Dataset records
# uibk-uncover/ws-unet

Hardware: AMD Instinct MI355X
Metric: 512x512 grayscale images/sec (UNet predict) (higher is better)
Workload: dtype f16 MFMA on the f16 halves + ONE block-scaled fp4 (e2m1) MFMA per tap pair for both residual cross terms (per-pixel / per-(co, tap) E8M0 scales), fp32 accumulate; planar storage

## Files before the change

### ws_unet_amd/csrc/conv3x3_q.hip

```cpp
#include "wsu_device.h"
#include <cstdlib>

#ifndef WSU_Q_EPO
#define WSU_Q_EPO 1
#endif
#ifndef WSU_Q_PIPE2
#define WSU_Q_PIPE2 0
#endif
#ifndef WSU_Q_PIPE_DEPTH
#define WSU_Q_PIPE_DEPTH 1
#endif
#ifndef WSU_Q_PROBE_NOX8
#define WSU_Q_PROBE_NOX8 0
#endif
#ifndef WSU_Q_EPO_FENCE
#define WSU_Q_EPO_FENCE 1
#endif

namespace {

constexpr int TW = 32, TH = 16, IW = TW + 2, IH = TH + 2;
constexpr int NPIX = IW * IH;
constexpr int PLANE = NPIX * 16;
constexpr int IN_SEG = (NPIX + 63) / 64;
constexpr int S_LDS = IN_SEG * 256;
constexpr int IN_SLOT = 3 * PLANE + S_LDS;
constexpr int W_GRAN = 9 * 3 * WSU_COB * 16;
constexpr int W_SLOT = W_GRAN + 1024;
constexpr int NIN = 3, NWS = 2;
constexpr int W_BASE = NIN * IN_SLOT;
constexpr int LDS_EXTRA = W_BASE + NWS * W_SLOT;
constexpr int LDS_TOTAL = LDS_EXTRA + 1024 * 4 + 4 * 64 * 4 + 16;
static_assert(LDS_TOTAL <= 160 * 1024 && W_SLOT % 1024 == 0, "LDS budget");
constexpr int NLOAD = 4;
constexpr int W_PIECES = W_SLOT / 1024;
constexpr unsigned OOB = 0xFFFFFFF0u;
constexpr int IN_SLOT_H = 2 * PLANE;
constexpr int W_SLOT_H = 9 * 2 * WSU_COB * 16;
template <int FMT> struct QGeo {
    static_assert(FMT == WSU_PLANAR_Q || FMT == WSU_PLANAR_H, "conv3x3_q_kernel formats: Q and H");
    static constexpr bool H = FMT == WSU_PLANAR_H;
    static constexpr int in_slot = H ? IN_SLOT_H : IN_SLOT, w_slot = H ? W_SLOT_H : W_SLOT;
    static constexpr int w_planes = H ? 2 : 3;
    static constexpr int w_base = NIN * in_slot, lds_extra = w_base + NWS * w_slot;
    static constexpr int lds_total = lds_extra + 1024 * 4 + 4 * 64 * 4 + 16;
    static constexpr int w_pieces = w_slot / 1024;
};
static_assert(QGeo<WSU_PLANAR_Q>::lds_total == LDS_TOTAL && QGeo<WSU_PLANAR_Q>::w_pieces == W_PIECES && W_SLOT_H % 1024 == 0, "LDS geometry");

struct QArgs {
    const char* x1; const char* x2; const char* wp; const float* bias;
    char* y; char* ypool;
    const float* head_w; const float* head_b; float* head_out; float* head_logit; int head_cout;
    int n, h, w, c1, c2, cout;
    int tiles_x, tiles_y, ncb, nch1, nch;
    int relu;
    int ntiles;
    unsigned* range_flag;
    int msplit;
    int ablate;
    const float* img; const float* w1; const float* b1;
};

struct Tile { int n, y0, x0, cb, mh; };
__device__ __forceinline__ Tile tile_of(const QArgs& a, int t) {
    Tile r;
    r.cb = t % a.ncb; t /= a.ncb;
    const int tx = t % a.tiles_x; t /= a.tiles_x;
    const int ty = t % a.tiles_y;
    r.n = t / a.tiles_y; r.y0 = ty * TH; r.x0 = tx * TW;
    r.mh = 0;
    if (a.msplit) { r.mh = r.cb & 1; r.cb >>= 1; }
    return r;
}

typedef __attribute__((address_space(3))) void lds_void;
typedef __attribute__((address_space(3))) char lds_char;

__device__ __forceinline__ float dpp_xor1(float v) {
    return __builtin_bit_cast(float, __builtin_amdgcn_update_dpp(0, __builtin_bit_cast(int, v), 0xB1 , 0xF, 0xF, true));
}

template <int FMT, int LW>
__device__ __forceinline__ void q_loader(const QArgs& a, char* smem, int lane, int lw, int G, int J) {
    using Gm = QGeo<FMT>;
    constexpr int NSEG = LW < 2 ? 3 : 2;
    constexpr int NIN_OPS = (Gm::H ? 2 : 4) * NSEG;
    constexpr int W0 = Gm::H ? (LW < 2 ? LW * 3 : 6 + (LW - 2) * 6) : (LW < 2 ? LW * 5 : 10 + (LW - 2) * 9);
    constexpr int NWP = Gm::H ? (LW < 2 ? 3 : 6) : (LW < 2 ? 5 : 9);
    static_assert(2 * 5 + 2 * 9 == W_PIECES && 2 * 3 + 2 * 6 == QGeo<WSU_PLANAR_H>::w_pieces, "weight pieces over the loader waves");
    lds_char* smem3 = (lds_char*)smem;
    const unsigned hw16 = (unsigned)(a.h * a.w) * 16u;
    const unsigned chunk_bytes = Gm::H ? (unsigned)wsu_h_chunk_bytes(a.h, a.w) : (unsigned)wsu_q_chunk_bytes(a.h, a.w);
    unsigned voff[NSEG], soff[NSEG];
    auto plan = [&](const Tile& t) __attribute__((always_inline)) {
        WSU_STATIC_FOR(NSEG, k, {
            const int idx = min((LW + NLOAD * k) * 64 + lane, NPIX - 1);
            const int r = idx / IW, c = idx - r * IW;
            const int yy = wsu_reflect(t.y0 - 1 + r, a.h), xx = wsu_reflect(t.x0 - 1 + c, a.w);
            voff[k] = (unsigned)(yy * a.w + xx) * 16u;
            if constexpr (!Gm::H) soff[k] = 3u * hw16 + wsu_q_soff(yy, xx, a.tiles_x);
        });
    };
    Tile ti = tile_of(a, lw); int ci = 0, kti = 0;
    int cbw = ti.cb, cw = 0, ktw = 0;
    auto issue_in = [&](int s) __attribute__((always_inline)) {
        const char* in_src = ci < a.nch1 ? a.x1 + ((size_t)ti.n * a.nch1 + ci) * chunk_bytes : a.x2 + ((size_t)ti.n * (a.nch - a.nch1) + (ci - a.nch1)) * chunk_bytes;
        const auto rs_in = __builtin_amdgcn_make_buffer_rsrc(const_cast<char*>(in_src), 0, (int)chunk_bytes, 0x00020000);
        lds_char* slot = smem3 + (s % NIN) * Gm::in_slot;
        WSU_STATIC_FOR(NSEG, k, {
            constexpr int seg = LW + NLOAD * k;
            const bool live = seg < IN_SEG - 1 || lane < NPIX - (IN_SEG - 1) * 64;
            if (live) {
                __builtin_amdgcn_raw_ptr_buffer_load_lds(rs_in, (lds_void*)(slot + seg * 1024), 16, voff[k], 0, 0, 0);
                __builtin_amdgcn_raw_ptr_buffer_load_lds(rs_in, (lds_void*)(slot + PLANE + seg * 1024), 16, voff[k], (int)hw16, 0, 0);
                if constexpr (!Gm::H) {
                    __builtin_amdgcn_raw_ptr_buffer_load_lds(rs_in, (lds_void*)(slot + 2 * PLANE + seg * 1024), 16, voff[k], (int)(2u * hw16), 0, 0);
                    __builtin_amdgcn_raw_ptr_buffer_load_lds(rs_in, (lds_void*)(slot + 3 * PLANE + seg * 256), 1, soff[k], 0, 0, 0);
                }
            }
        });
        if (++ci == a.nch && s + 1 < J) { ci = 0; ++kti; ti = tile_of(a, lw + kti * G); plan(ti); }
    };
    auto issue_w = [&](int s) __attribute__((always_inline)) {
        const auto rs_w = __builtin_amdgcn_make_buffer_rsrc(const_cast<char*>(a.wp), 0, 0x7FFFFFF0, 0x00020000);
        const int w_base = (cbw * a.nch + cw) * Gm::w_slot;
        lds_char* slot = smem3 + Gm::w_base + (s % NWS) * Gm::w_slot;
        WSU_STATIC_FOR(NWP, k, {
            constexpr int piece = W0 + k;
            __builtin_amdgcn_raw_ptr_buffer_load_lds(rs_w, (lds_void*)(slot + piece * 1024), 16, (unsigned)lane * 16u, w_base + piece * 1024, 0, 0);
        });
        if (++cw == a.nch && s + 1 < J) { cw = 0; ++ktw; cbw = tile_of(a, lw + ktw * G).cb; }
    };
    if (J <= 0) return;
    plan(ti);
    issue_w(0);
    issue_in(0);
    if (J > 1) issue_in(1);
    if (J > 1) asm volatile("s_waitcnt vmcnt(%0)" :: "n"(NIN_OPS) : "memory"); else asm volatile("s_waitcnt vmcnt(0)" ::: "memory");
    for (int j = 0; ; ++j) {
        __builtin_amdgcn_s_barrier();
        asm volatile("" ::: "memory");
        if (j + 1 >= J) break;
        if (!(a.ablate & 1)) {
            issue_w(j + 1);
            const bool more = j + 2 < J;
            if (more) issue_in(j + 2);
            if (more) asm volatile("s_waitcnt vmcnt(%0)" :: "n"(NIN_OPS) : "memory"); else asm volatile("s_waitcnt vmcnt(0)" ::: "memory");
        }
    }
}
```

● **Work required**: In the records, locate each line holding the string "ifndef" and copy it.

● **Answer to this exercise**:
#ifndef WSU_Q_EPO
#ifndef WSU_Q_PIPE2
#ifndef WSU_Q_PIPE_DEPTH
#ifndef WSU_Q_PROBE_NOX8
#ifndef WSU_Q_EPO_FENCE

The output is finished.